And strange to say, Elmer felt more pride over hearing one who had been an enemy speak these words of praise than he would have been had his chums gone into ecstasies over his work as a trailer. He believed he knew what was going on in that mind of Matt. And he was not at all sorry for it, either. It might mean great things in the near future for both the Fairfield boys, and those of the Hickory Ridge troop.

"D'ye mean to tell us, Matt, you've been dodging after us right along, and none of us saw you?" demanded Red.

The Fairfield bully grinned; and as his broad face was by this time pretty well smeared with traces of blood, he presented a queer appearance while so doing.

"All the same, that's just what I done, Red," he declared. "Sometimes I was that clost I heard every word you fellers said.
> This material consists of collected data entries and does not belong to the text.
constexpr uint32_t kSha256K[64] = {
    0x428a2f98, 0x71374491, 0xb5c0fbcf, 0xe9b5dba5, 0x3956c25b, 0x59f111f1, 0x923f82a4, 0xab1c5ed5,
    0xd807aa98, 0x12835b01, 0x243185be, 0x550c7dc3, 0x72be5d74, 0x80deb1fe, 0x9bdc06a7, 0xc19bf174,
    0xe49b69c1, 0xefbe4786, 0x0fc19dc6, 0x240ca1cc, 0x2de92c6f, 0x4a7484aa, 0x5cb0a9dc, 0x76f988da,
    0x983e5152, 0xa831c66d, 0xb00327c8, 0xbf597fc7, 0xc6e00bf3, 0xd5a79147, 0x06ca6351, 0x14292967,
    0x27b70a85, 0x2e1b2138, 0x4d2c6dfc, 0x53380d13, 0x650a7354, 0x766a0abb, 0x81c2c92e, 0x92722c85,
    0xa2bfe8a1, 0xa81a664b, 0xc24b8b70, 0xc76c51a3, 0xd192e819, 0xd6990624, 0xf40e3585, 0x106aa070,
    0x19a4c116, 0x1e376c08, 0x2748774c, 0x34b0bcb5, 0x391c0cb3, 0x4ed8aa4a, 0x5b9cca4f, 0x682e6ff3,
    0x748f82ee, 0x78a5636f, 0x84c87814, 0x8cc70208, 0x90befffa, 0xa4506ceb, 0xbef9a3f7, 0xc67178f2};

template <bool SB = false>
__device__ __forceinline__ void sha256_compress(uint32_t (&s)[8], uint32_t (&w)[16]) {
    uint32_t a = s[0], b = s[1], c = s[2], d = s[3], e = s[4], f = s[5], g = s[6], h = s[7];
#pragma clang loop unroll(full)
    for (int i = 0; i < 64; i++) {
        if (i >= 16 && (i & 15) == 0) {
            asm("" : "+v"(w[0]), "+v"(w[1]), "+v"(w[2]), "+v"(w[3]), "+v"(w[4]), "+v"(w[5]), "+v"(w[6]),
                "+v"(w[7]), "+v"(w[8]), "+v"(w[9]), "+v"(w[10]), "+v"(w[11]), "+v"(w[12]), "+v"(w[13]),
                "+v"(w[14]), "+v"(w[15]) : "v"(a));
#pragma unroll
            for (int j = 0; j < 16; j++) {
                const uint32_t w15 = w[(j + 1) & 15], w2 = w[(j + 14) & 15];
                const uint32_t s0 = xor3(rotr(w15, 7), rotr(w15, 18), w15 >> 3);
                const uint32_t s1 = xor3(rotr(w2, 17), rotr(w2, 19), w2 >> 10);
                w[j] = w[j] + s0 + w[(j + 9) & 15] + s1;
            }
        }
        const uint32_t wi = w[i & 15];
        const uint32_t S1 = xor3(rotr(e, 6), rotr(e, 11), rotr(e, 25));
        const uint32_t ch = (e & f) | (~e & g);
        const uint32_t t1 = h + S1 + ch + kSha256K[i] + wi;
        const uint32_t S0 = xor3(rotr(a, 2), rotr(a, 13), rotr(a, 22));
        const uint32_t mj = maj3(a, b, c);
        h = g; g = f; f = e; e = d + t1; d = c; c = b; b = a; a = t1 + S0 + mj;
        if constexpr (SB) __builtin_amdgcn_sched_barrier(0);
    }
    s[0] += a; s[1] += b; s[2] += c; s[3] += d; s[4] += e; s[5] += f; s[6] += g; s[7] += h;
}

__device__ __forceinline__ uint32_t rotl(uint32_t x, uint32_t n) { return __builtin_amdgcn_alignbit(x, x, 32 - n); }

Then agin I dropped back, when the cover got thinner. An' right here let me say I was huggin' the ground all the time Elmer, he says such great things about the trail, an' the ottermobile on that road. Never knowed there could be so much diskivered by just peekin' at footprints. Gosh! 'twas great, that's what."

"Well, where are you going?" asked Toby, between whom and the Fairfield bully there was a long standing grudge.

"Same as you fellers, I reckon," grinned Matt.

"He means he wants to stick along with us, boys," remarked Red.

"Just like his impudence!" snarled Chatz, unable to bring himself to believe there was an atom of good in this hulking Fairfield leader, who had many a time started a fight when the boys of the rival towns tried to compete on the diamond, the gridiron, or at hockey on the ice of the Sweetwater River.

Matt heard these remarks, which were none too complimentary. He seemed to have made up his mind not to pay any attention to them, much as they must have set his fighting blood to coursing hotly through his veins.

His eyes were fastened on Elmer alone, as though he recognized the fact of his leadership, and that what he said was apt to go.

Elmer made up his mind immediately. He considered that this was too good an opportunity to be lost. Matt, the rough and ready fighter of the neighboring town, was at the crossroads. A very little thing would turn him one way or the other. He might be said to be groping in the dark. And what scout worthy of the name would forget his vows, and turn a cold shoulder upon a seeker after light?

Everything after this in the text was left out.